Gathering evidence for inventory

When you are going through an audit, you must provide evidence that your development and production environments are meeting the criteria in the regulatory standards that you claim compliance with.

Before you begin

Before you can start gathering evidence, be sure that you have the following prerequisites:

Viewing inventory commit details

If your auditor requests proof of change logs, you can use the following steps to create a screen capture of your configuration.

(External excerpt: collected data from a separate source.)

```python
# ... 49 lines not shown
        self.sex_classifier = TDNNSexClassifier(2)
        self.act_dtype, self.kcode = ops.PRECISIONS[precision]
        self.dec_kcode = self.kcode
        self.dgrad_kcode = ops.DGRAD_CODE[precision]
        self.cache_wgrad_operand = cache_wgrad_operand
        self.fuse_apply = True
        self.overlap_wgrad = os.environ.get("SA_OVERLAP_WGRAD", "0") == "1"
        self.pooling_noise = pooling_noise
        self.sync_bn = sync_bn
        self.fused_finalize = os.environ.get("SA_FUSED_FINALIZE", "0") == "1"
        self.fused_in_fwd = os.environ.get("SA_FUSED_IN_FWD", "0") == "1"
        self.overlap_head = os.environ.get("SA_OVERLAP_HEAD", "0") == "1"
        self.fused_head = os.environ.get("SA_FUSED_HEAD", "1") == "1"
        self.batch_bias = os.environ.get("SA_BATCH_BIAS", "1") == "1"
        self.batch_wred = os.environ.get("SA_BATCH_WRED", "1") == "1"
        self.dp_batch_sizes = None
        self.bwd_reload_bf16 = os.environ.get("SA_BWD_RELOAD_BF16", "0") == "1"
        self.store_bf16_probe = int(os.environ.get("SA_STORE_BF16_PROBE", "0"))

    def forward(self, feats):
        names, params = self._named_params()
        return _ConvAEFn.apply(self, names, feats, *params)

    def _named_params(self):
        c = self.__dict__.get("_np_cache")
        if c is None or any(o[n] is not p for o, n, p in c[2]):
            names, params, owners = [], [], []
            for mname, mod in self.named_modules():
                for pname, p in mod._parameters.items():
                    if p is not None:
# ... 602 lines not shown
            xp4 = (n4[2], n4[3])
            g, st = cg(g, pw(t + "0.weight", "conv_dgrad"), None, 128, 128, 1, 1,
                       ops.taps_conv_dgrad_s1(5, 1, 0), L4, want_stats=True, ep=bn_ep(y4, bn_n, xp4))
            da = bn_finish(g, st, y4, bn_n, L4, "sex_classifier.norm", None, 0, xp=xp4)
            side_join()
            flush_bias()
            if need_stage["sex_classifier"]:
                buckets.reduce_stage("sex_classifier")
            return da

        def decoder_bwd():
            d_rec = torch.zeros(B, T, 80, device=dev) if recon_unused else d_recon
            g_rec = d_rec.reshape(B, Ltot).contiguous().float()
            if need["decoder.8.bias"]:
                setg("decoder.8.bias", ops.sum_partials(g_rec.view(4 * B, Ltot // 4), 1, n=Ltot // 4).sum())
            if need["decoder.8.weight"]:
                G["decoder.8.weight"] = ops.wgrad1C(g_rec, y8, newg("decoder.8.weight"), flip=True,
                                                    s1=n8[2], t1=n8[3], swish=True)
            g, st = ops.conv1toC(g_rec, P["decoder.8.weight"], None, dt, flip=True, want_stats=True,
                                 ep=dict(x=y8, s1=n8[2], t1=n8[3], mean=n8[0], rstd=n8[1]))
            if model.store_bf16_probe >= 2:
                _round_first(g)
            in_decoder[0] = True
            g = in_finish(g, st, y8, n8, 32, Ltot, "decoder.6", "decoder.5.bias")
            convT_wgrad("decoder.5.weight", y7, g, 64, 32, L2)
            g, st = cg(g, pw("decoder.5.weight", "convT_dgrad"), None, 32, 64, 2, 1,
                       ops.taps_convT_dgrad(), L2, want_stats=True)
            bias_from(st, "decoder.4.bias", 64)
            conv_wgrad("decoder.4.weight", y6, g, 64, 64, 1, L2, K5, 1, 2, s1=n6[2], t1=n6[3], swish=True)
            g, st = cg(g, pw("decoder.4.weight", "conv_dgrad"), None, 64, 64, 1, 1,
                       ops.taps_conv_dgrad_s1(K5, 1, 2), L2, want_stats=True, ep=in_ep(y6, n6))
            g = in_finish(g, st, y6, n6, 64, L2, "decoder.2", "decoder.1.bias")
            convT_wgrad("decoder.1.weight", y5, g, 128, 64, L4)
            g, st = cg(g, pw("decoder.1.weight", "convT_dgrad"), None, 64, 128, 2, 1,
                       ops.taps_convT_dgrad(), L4, want_stats=True)
# ... 58 lines not shown
```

  1. In the IBM Cloud console, click the Menu icon Menu icon > Platform Automation > Toolchains, and select the toolchain for which you want to provide evidence.
  2. In the Delivery pipelines section on the Overview tab, click cd-pipeline. A list of triggers is displayed.
  3. Click the Manual CD Trigger to view the previous pipeline runs.
  4. Select a specific cd-pipelinerun on the Pipeline runs page. The details of the run open.
  5. From here, click the deploy-release stage then click the run-stage step to display the corresponding logs.
  6. Search for "Inventory successfully updated" in the logs to view all the inventory commits.

The commit URL doesn't direct you to the inventory repository.

Providing evidence of inventory updates during CI pipeline execution

  1. In the IBM Cloud console, click the Menu icon Menu icon > Platform Automation > Toolchains, and select the toolchain for which you want to provide evidence.

  2. In the Delivery pipelines section on the Overview tab, click ci-pipeline. A list of triggers is displayed.

  3. Click a Git or Manual trigger to view the previous pipeline runs.

  4. Select ci-pipelinerun on the Pipeline runs tab. The details of the run open.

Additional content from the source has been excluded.